WORK REQUIRED:
State how many lines of the entries hold the string "GemmEpi", and nothing more.

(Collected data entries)
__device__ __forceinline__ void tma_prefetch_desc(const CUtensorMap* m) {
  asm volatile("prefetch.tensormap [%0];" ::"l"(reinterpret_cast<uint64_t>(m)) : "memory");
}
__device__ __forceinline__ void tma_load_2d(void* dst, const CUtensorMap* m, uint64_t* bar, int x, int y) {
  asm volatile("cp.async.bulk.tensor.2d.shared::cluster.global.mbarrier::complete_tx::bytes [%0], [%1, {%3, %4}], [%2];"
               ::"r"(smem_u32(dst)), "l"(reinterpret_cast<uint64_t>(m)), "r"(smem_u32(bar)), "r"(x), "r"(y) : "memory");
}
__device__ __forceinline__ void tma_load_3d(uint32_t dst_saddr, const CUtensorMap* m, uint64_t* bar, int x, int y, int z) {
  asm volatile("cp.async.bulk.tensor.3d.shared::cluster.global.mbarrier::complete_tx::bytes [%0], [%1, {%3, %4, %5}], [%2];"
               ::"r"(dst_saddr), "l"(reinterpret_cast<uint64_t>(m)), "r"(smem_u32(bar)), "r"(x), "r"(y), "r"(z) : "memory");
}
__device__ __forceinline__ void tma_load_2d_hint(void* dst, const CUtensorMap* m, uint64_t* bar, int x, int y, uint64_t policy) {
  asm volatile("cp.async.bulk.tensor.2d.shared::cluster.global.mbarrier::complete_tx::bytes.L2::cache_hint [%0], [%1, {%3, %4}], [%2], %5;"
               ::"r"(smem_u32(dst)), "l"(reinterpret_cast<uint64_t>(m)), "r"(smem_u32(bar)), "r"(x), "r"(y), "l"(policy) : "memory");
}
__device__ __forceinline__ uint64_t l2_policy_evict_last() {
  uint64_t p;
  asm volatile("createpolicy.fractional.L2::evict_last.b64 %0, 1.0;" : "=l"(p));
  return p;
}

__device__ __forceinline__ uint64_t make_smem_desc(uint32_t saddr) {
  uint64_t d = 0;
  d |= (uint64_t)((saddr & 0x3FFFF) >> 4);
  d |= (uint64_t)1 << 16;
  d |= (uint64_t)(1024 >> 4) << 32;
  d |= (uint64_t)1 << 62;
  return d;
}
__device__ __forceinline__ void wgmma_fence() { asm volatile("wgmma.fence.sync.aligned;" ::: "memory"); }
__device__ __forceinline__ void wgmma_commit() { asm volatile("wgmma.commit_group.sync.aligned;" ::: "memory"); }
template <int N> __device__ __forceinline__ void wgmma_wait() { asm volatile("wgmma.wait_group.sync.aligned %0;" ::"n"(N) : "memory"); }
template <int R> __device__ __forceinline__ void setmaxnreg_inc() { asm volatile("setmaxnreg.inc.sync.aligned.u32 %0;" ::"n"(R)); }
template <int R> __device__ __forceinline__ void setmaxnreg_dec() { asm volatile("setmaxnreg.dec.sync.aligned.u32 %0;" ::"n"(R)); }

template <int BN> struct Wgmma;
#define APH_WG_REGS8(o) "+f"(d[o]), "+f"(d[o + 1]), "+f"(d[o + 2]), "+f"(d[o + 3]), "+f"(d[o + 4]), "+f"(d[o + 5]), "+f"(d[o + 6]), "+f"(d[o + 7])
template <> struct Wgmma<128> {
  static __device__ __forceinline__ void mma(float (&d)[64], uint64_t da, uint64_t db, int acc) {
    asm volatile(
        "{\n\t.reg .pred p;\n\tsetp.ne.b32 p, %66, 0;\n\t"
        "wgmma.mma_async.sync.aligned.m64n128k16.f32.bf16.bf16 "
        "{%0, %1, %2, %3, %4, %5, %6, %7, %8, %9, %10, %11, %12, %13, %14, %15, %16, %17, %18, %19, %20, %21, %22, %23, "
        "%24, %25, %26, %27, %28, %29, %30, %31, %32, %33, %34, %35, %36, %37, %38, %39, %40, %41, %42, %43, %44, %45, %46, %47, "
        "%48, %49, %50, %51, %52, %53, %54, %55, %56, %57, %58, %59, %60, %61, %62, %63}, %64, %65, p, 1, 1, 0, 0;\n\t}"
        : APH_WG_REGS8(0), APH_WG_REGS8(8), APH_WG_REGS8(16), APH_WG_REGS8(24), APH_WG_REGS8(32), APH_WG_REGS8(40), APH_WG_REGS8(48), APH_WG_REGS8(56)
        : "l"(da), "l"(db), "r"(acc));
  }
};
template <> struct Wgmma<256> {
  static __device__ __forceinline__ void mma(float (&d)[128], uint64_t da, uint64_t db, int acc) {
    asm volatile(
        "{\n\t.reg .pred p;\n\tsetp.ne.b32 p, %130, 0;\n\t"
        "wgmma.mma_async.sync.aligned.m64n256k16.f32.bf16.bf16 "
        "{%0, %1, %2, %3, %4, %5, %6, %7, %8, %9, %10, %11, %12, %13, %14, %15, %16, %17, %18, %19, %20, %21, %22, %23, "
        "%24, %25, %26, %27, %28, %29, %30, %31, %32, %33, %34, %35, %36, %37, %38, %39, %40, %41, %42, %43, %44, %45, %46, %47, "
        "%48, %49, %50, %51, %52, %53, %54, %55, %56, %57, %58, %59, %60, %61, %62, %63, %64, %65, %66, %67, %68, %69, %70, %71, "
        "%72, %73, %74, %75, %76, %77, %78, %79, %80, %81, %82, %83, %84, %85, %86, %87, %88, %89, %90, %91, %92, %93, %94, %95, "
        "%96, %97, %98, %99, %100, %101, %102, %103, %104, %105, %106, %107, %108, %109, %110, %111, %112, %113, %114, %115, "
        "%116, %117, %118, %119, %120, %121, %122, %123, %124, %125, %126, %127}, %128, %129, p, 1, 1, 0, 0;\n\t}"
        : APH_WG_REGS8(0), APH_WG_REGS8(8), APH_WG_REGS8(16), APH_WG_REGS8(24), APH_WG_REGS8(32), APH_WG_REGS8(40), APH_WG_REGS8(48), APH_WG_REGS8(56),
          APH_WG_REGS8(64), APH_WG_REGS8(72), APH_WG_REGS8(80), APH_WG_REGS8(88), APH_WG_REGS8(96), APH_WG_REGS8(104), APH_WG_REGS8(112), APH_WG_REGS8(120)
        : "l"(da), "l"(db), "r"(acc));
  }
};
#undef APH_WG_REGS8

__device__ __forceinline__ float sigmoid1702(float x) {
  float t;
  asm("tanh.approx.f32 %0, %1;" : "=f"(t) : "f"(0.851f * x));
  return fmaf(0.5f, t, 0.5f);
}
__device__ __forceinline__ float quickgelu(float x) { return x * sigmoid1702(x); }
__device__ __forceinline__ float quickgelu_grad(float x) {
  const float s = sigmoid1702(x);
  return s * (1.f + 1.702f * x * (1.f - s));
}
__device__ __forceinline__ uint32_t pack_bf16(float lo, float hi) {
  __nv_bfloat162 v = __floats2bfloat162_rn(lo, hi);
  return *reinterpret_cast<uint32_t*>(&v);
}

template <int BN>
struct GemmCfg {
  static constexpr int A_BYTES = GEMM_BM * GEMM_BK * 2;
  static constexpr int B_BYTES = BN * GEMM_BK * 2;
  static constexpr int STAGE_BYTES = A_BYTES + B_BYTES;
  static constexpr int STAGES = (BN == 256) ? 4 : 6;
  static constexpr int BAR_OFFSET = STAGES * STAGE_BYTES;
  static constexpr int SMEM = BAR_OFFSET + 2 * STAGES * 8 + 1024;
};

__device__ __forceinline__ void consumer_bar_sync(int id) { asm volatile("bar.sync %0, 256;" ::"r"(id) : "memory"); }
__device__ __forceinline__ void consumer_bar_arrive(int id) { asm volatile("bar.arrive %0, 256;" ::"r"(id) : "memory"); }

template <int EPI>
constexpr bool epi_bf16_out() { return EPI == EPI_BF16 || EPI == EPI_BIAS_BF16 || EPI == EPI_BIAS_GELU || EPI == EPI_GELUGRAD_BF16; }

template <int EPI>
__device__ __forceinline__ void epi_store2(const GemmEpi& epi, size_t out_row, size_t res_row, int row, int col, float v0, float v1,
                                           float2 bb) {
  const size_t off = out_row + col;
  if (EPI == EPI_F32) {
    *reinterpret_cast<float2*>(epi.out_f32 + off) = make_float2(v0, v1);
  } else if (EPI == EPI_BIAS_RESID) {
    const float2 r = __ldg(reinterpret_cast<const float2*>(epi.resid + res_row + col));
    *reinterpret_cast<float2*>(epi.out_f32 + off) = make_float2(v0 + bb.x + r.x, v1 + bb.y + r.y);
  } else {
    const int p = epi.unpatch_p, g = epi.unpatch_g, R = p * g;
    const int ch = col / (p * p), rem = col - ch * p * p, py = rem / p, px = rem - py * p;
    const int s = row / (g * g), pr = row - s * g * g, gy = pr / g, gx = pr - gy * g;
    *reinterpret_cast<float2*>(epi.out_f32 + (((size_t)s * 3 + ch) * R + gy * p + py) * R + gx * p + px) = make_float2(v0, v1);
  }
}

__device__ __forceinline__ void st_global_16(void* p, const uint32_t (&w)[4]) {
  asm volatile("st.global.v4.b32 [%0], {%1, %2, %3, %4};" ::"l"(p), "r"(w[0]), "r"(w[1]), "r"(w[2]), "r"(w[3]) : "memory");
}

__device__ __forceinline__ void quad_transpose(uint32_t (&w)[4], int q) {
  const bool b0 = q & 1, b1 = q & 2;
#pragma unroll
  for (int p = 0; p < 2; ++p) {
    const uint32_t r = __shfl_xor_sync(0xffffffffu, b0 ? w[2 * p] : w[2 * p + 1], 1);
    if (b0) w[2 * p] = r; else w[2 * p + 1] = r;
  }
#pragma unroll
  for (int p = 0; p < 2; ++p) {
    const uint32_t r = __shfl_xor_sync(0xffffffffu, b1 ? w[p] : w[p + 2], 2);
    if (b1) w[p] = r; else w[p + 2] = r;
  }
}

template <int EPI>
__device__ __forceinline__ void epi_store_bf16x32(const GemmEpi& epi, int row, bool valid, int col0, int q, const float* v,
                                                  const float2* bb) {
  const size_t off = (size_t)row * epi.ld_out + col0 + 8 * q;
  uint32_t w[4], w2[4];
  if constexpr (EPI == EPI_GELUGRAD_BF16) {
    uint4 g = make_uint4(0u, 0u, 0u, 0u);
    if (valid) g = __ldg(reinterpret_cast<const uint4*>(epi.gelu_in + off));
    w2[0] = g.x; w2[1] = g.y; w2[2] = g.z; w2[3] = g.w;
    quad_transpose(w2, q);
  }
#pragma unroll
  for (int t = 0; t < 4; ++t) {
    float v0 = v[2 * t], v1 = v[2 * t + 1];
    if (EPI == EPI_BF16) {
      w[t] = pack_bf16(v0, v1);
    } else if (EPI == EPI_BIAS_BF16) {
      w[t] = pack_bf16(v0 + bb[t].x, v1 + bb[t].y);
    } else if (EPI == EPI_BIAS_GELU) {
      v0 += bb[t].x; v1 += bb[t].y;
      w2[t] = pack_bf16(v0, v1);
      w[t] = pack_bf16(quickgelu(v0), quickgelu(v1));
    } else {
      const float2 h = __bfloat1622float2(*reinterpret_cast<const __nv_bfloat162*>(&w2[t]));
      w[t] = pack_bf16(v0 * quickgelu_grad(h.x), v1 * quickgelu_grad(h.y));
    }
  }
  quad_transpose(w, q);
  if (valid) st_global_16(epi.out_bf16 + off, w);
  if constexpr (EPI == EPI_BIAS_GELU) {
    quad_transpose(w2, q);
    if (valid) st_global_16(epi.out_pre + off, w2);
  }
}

---

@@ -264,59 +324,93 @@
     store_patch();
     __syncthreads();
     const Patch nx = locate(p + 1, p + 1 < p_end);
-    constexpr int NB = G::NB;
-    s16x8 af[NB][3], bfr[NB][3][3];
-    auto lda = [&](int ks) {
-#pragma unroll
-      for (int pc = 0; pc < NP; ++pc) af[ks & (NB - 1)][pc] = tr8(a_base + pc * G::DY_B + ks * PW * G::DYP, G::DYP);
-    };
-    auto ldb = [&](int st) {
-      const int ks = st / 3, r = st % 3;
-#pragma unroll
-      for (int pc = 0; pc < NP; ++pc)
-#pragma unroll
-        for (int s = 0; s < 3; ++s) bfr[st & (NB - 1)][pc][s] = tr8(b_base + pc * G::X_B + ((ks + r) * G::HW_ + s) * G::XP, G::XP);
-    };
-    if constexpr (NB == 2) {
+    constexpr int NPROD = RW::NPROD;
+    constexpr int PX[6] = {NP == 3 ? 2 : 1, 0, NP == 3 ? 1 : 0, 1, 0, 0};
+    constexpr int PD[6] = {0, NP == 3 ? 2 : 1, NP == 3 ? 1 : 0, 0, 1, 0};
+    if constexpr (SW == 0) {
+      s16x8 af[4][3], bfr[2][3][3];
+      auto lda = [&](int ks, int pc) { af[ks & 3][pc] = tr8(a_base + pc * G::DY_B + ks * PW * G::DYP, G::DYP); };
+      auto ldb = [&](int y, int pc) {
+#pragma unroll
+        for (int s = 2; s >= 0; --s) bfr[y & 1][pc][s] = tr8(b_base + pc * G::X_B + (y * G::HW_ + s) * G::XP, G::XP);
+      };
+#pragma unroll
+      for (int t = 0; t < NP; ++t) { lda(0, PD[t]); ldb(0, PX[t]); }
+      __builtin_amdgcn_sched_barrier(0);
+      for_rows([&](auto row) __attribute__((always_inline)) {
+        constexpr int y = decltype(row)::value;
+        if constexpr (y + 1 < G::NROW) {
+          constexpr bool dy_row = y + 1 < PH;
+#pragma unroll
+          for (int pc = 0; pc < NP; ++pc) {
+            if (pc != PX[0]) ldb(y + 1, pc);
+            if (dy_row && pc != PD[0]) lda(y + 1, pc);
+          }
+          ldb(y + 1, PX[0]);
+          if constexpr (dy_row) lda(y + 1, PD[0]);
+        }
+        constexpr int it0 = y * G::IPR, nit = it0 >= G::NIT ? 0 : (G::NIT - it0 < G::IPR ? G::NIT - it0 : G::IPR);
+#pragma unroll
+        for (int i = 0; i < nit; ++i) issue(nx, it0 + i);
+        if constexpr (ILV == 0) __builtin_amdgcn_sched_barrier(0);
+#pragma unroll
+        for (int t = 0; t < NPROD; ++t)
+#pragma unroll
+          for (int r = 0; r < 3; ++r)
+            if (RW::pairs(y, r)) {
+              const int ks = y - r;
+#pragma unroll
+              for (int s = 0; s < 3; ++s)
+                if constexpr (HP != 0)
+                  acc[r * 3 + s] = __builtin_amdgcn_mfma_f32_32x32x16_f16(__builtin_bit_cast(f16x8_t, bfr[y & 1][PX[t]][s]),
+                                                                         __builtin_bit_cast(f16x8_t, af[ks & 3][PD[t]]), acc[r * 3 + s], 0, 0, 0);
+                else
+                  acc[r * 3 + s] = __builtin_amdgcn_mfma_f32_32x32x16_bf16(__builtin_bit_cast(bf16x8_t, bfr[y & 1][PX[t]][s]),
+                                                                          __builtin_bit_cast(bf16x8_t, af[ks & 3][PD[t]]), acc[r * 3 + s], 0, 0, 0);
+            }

COMPLETED TASK:
2